**Requirement:** Every line in the records below that holds the word "return" is to be copied.

(Saved data entries)
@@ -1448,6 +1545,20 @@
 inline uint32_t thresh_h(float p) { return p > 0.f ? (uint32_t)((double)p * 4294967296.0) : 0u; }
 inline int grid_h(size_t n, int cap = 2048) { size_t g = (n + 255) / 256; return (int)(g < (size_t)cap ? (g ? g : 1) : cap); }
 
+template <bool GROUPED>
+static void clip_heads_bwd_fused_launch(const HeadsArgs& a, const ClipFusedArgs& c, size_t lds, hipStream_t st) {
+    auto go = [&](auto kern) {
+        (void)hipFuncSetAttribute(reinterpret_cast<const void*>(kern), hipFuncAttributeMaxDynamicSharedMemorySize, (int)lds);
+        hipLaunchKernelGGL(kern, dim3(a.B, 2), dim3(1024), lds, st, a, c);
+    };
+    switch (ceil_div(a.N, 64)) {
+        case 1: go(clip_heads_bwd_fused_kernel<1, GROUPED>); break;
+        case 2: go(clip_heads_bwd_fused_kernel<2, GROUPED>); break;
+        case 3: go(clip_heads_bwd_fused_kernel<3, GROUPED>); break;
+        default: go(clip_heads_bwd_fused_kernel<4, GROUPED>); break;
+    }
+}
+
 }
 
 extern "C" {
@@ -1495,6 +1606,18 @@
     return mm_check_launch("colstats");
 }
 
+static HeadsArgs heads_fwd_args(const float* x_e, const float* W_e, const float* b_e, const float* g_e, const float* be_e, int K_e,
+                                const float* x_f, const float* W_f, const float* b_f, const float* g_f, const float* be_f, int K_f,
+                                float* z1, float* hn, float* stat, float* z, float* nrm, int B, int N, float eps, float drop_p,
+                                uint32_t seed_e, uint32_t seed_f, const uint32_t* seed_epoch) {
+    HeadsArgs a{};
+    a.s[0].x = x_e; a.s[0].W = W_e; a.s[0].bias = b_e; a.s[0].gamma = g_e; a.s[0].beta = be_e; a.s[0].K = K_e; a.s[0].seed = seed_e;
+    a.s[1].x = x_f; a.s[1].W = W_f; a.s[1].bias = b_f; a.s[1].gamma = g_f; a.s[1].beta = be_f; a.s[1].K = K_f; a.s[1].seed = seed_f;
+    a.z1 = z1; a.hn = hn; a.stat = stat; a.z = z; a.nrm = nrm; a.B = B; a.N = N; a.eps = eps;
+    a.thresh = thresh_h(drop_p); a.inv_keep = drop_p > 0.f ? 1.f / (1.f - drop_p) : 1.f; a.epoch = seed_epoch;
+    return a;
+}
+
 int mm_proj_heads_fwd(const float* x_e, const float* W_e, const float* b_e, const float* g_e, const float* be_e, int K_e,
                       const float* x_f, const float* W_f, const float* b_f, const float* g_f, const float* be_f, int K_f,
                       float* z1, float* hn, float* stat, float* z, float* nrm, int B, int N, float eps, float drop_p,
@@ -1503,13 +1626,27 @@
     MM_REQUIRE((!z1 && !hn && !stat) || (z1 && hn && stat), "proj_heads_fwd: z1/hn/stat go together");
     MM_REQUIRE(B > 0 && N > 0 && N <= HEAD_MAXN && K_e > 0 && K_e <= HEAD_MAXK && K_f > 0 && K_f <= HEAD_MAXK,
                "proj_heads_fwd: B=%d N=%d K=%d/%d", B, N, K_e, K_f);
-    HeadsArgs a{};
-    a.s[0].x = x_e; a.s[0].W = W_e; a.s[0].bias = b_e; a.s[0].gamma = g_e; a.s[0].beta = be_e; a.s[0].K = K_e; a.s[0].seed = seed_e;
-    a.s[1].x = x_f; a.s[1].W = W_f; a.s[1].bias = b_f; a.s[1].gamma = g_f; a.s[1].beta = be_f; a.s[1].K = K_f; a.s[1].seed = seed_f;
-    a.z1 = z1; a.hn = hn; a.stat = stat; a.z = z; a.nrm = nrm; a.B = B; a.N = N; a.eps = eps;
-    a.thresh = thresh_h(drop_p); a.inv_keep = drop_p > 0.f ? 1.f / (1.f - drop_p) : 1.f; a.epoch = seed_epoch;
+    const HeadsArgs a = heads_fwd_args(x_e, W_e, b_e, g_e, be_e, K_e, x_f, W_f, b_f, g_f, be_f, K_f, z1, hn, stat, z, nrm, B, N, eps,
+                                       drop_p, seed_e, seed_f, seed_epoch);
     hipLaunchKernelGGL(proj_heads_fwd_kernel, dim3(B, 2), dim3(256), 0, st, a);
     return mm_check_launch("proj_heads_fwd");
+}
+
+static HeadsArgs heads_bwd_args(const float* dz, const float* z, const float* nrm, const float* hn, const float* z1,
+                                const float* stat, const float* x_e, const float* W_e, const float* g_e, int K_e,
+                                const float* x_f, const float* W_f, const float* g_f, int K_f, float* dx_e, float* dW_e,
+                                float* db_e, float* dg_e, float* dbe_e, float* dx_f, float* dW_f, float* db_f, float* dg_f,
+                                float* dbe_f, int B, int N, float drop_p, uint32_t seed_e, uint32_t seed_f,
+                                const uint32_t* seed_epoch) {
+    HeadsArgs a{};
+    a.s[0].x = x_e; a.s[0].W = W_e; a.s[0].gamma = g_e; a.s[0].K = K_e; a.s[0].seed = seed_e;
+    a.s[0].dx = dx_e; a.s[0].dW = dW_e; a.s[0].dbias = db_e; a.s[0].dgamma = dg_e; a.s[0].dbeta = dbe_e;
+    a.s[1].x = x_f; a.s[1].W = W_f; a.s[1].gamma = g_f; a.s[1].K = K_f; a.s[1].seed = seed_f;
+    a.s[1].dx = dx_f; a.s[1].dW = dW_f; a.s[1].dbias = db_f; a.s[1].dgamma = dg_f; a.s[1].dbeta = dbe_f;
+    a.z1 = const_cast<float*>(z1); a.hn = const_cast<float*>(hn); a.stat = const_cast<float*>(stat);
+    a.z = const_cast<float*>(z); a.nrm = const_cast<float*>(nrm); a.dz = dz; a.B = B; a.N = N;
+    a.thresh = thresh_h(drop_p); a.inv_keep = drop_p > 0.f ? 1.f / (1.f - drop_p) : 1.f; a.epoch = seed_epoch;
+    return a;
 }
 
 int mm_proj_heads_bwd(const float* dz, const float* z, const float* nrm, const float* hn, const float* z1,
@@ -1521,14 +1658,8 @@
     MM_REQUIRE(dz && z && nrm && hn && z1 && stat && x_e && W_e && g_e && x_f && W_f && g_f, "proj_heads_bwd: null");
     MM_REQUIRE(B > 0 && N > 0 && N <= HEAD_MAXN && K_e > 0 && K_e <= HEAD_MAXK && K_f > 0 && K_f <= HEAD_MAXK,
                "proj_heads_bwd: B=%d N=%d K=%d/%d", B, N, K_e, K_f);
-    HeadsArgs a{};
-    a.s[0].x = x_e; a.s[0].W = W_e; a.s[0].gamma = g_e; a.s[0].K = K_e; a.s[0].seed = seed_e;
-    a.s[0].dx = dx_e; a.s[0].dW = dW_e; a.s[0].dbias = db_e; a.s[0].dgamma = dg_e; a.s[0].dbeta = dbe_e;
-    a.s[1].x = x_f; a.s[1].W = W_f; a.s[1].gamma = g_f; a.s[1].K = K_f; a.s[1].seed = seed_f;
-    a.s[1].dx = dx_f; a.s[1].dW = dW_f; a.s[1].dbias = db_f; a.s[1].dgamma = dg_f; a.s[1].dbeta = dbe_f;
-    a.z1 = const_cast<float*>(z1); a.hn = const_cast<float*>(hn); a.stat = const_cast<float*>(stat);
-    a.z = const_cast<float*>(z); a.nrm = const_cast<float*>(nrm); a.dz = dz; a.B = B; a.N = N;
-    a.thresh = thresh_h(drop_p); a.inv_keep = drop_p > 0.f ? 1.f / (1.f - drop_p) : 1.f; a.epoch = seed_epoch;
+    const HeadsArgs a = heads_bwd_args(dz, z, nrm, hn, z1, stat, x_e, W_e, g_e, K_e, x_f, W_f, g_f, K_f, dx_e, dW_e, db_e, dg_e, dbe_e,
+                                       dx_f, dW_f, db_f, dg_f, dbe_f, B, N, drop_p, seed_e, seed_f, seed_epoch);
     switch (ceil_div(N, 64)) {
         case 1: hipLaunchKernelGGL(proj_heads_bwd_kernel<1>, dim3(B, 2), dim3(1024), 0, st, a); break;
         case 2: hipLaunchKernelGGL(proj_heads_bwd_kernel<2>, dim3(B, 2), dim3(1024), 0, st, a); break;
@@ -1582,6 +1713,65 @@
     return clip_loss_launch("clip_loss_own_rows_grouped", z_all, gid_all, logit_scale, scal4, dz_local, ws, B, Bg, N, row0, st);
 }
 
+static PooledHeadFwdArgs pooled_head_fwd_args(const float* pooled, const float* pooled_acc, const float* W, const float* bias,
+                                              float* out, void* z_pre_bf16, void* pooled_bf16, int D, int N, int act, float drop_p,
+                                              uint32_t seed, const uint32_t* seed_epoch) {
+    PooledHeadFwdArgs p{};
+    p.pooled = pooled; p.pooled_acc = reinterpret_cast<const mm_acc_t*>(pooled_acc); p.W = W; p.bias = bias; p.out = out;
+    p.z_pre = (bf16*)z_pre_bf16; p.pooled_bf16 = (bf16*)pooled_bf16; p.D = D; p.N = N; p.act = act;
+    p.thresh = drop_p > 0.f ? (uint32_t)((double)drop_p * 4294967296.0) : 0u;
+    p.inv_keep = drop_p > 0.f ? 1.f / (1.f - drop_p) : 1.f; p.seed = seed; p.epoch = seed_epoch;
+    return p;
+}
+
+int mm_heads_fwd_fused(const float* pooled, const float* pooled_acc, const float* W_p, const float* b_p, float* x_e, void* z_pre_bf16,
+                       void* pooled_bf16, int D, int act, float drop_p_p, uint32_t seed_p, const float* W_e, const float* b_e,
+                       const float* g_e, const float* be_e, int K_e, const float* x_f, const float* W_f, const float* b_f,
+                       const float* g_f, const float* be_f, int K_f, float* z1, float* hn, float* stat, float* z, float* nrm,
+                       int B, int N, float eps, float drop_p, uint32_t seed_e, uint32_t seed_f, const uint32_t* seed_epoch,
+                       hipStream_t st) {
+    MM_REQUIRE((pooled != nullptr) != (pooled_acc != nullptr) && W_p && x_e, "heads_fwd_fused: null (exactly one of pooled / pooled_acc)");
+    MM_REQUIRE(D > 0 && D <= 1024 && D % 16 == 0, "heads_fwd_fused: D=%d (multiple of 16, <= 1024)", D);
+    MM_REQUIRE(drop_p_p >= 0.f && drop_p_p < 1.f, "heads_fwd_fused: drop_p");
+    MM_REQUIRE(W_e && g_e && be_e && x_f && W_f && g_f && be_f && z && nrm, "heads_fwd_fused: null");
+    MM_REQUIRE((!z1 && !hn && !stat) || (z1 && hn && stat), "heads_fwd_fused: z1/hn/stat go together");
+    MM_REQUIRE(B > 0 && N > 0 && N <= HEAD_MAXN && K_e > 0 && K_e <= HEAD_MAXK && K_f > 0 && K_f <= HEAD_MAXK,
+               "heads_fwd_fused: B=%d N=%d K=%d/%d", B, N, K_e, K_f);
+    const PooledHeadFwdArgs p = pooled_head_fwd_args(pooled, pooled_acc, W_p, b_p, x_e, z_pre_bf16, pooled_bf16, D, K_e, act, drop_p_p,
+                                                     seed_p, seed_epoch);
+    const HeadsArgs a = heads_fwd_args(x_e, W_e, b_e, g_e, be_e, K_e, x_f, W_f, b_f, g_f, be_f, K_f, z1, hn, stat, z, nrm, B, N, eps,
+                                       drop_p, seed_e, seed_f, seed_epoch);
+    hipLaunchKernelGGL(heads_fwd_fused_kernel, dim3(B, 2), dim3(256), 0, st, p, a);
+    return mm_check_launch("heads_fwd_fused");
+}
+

**Solution below:**
 inline uint32_t thresh_h(float p) { return p > 0.f ? (uint32_t)((double)p * 4294967296.0) : 0u; }
 inline int grid_h(size_t n, int cap = 2048) { size_t g = (n + 255) / 256; return (int)(g < (size_t)cap ? (g ? g : 1) : cap); }
     return mm_check_launch("colstats");
+    return a;
     return mm_check_launch("proj_heads_fwd");
+    return a;
     return clip_loss_launch("clip_loss_own_rows_grouped", z_all, gid_all, logit_scale, scal4, dz_local, ws, B, Bg, N, row0, st);
+    return p;
+    return mm_check_launch("heads_fwd_fused");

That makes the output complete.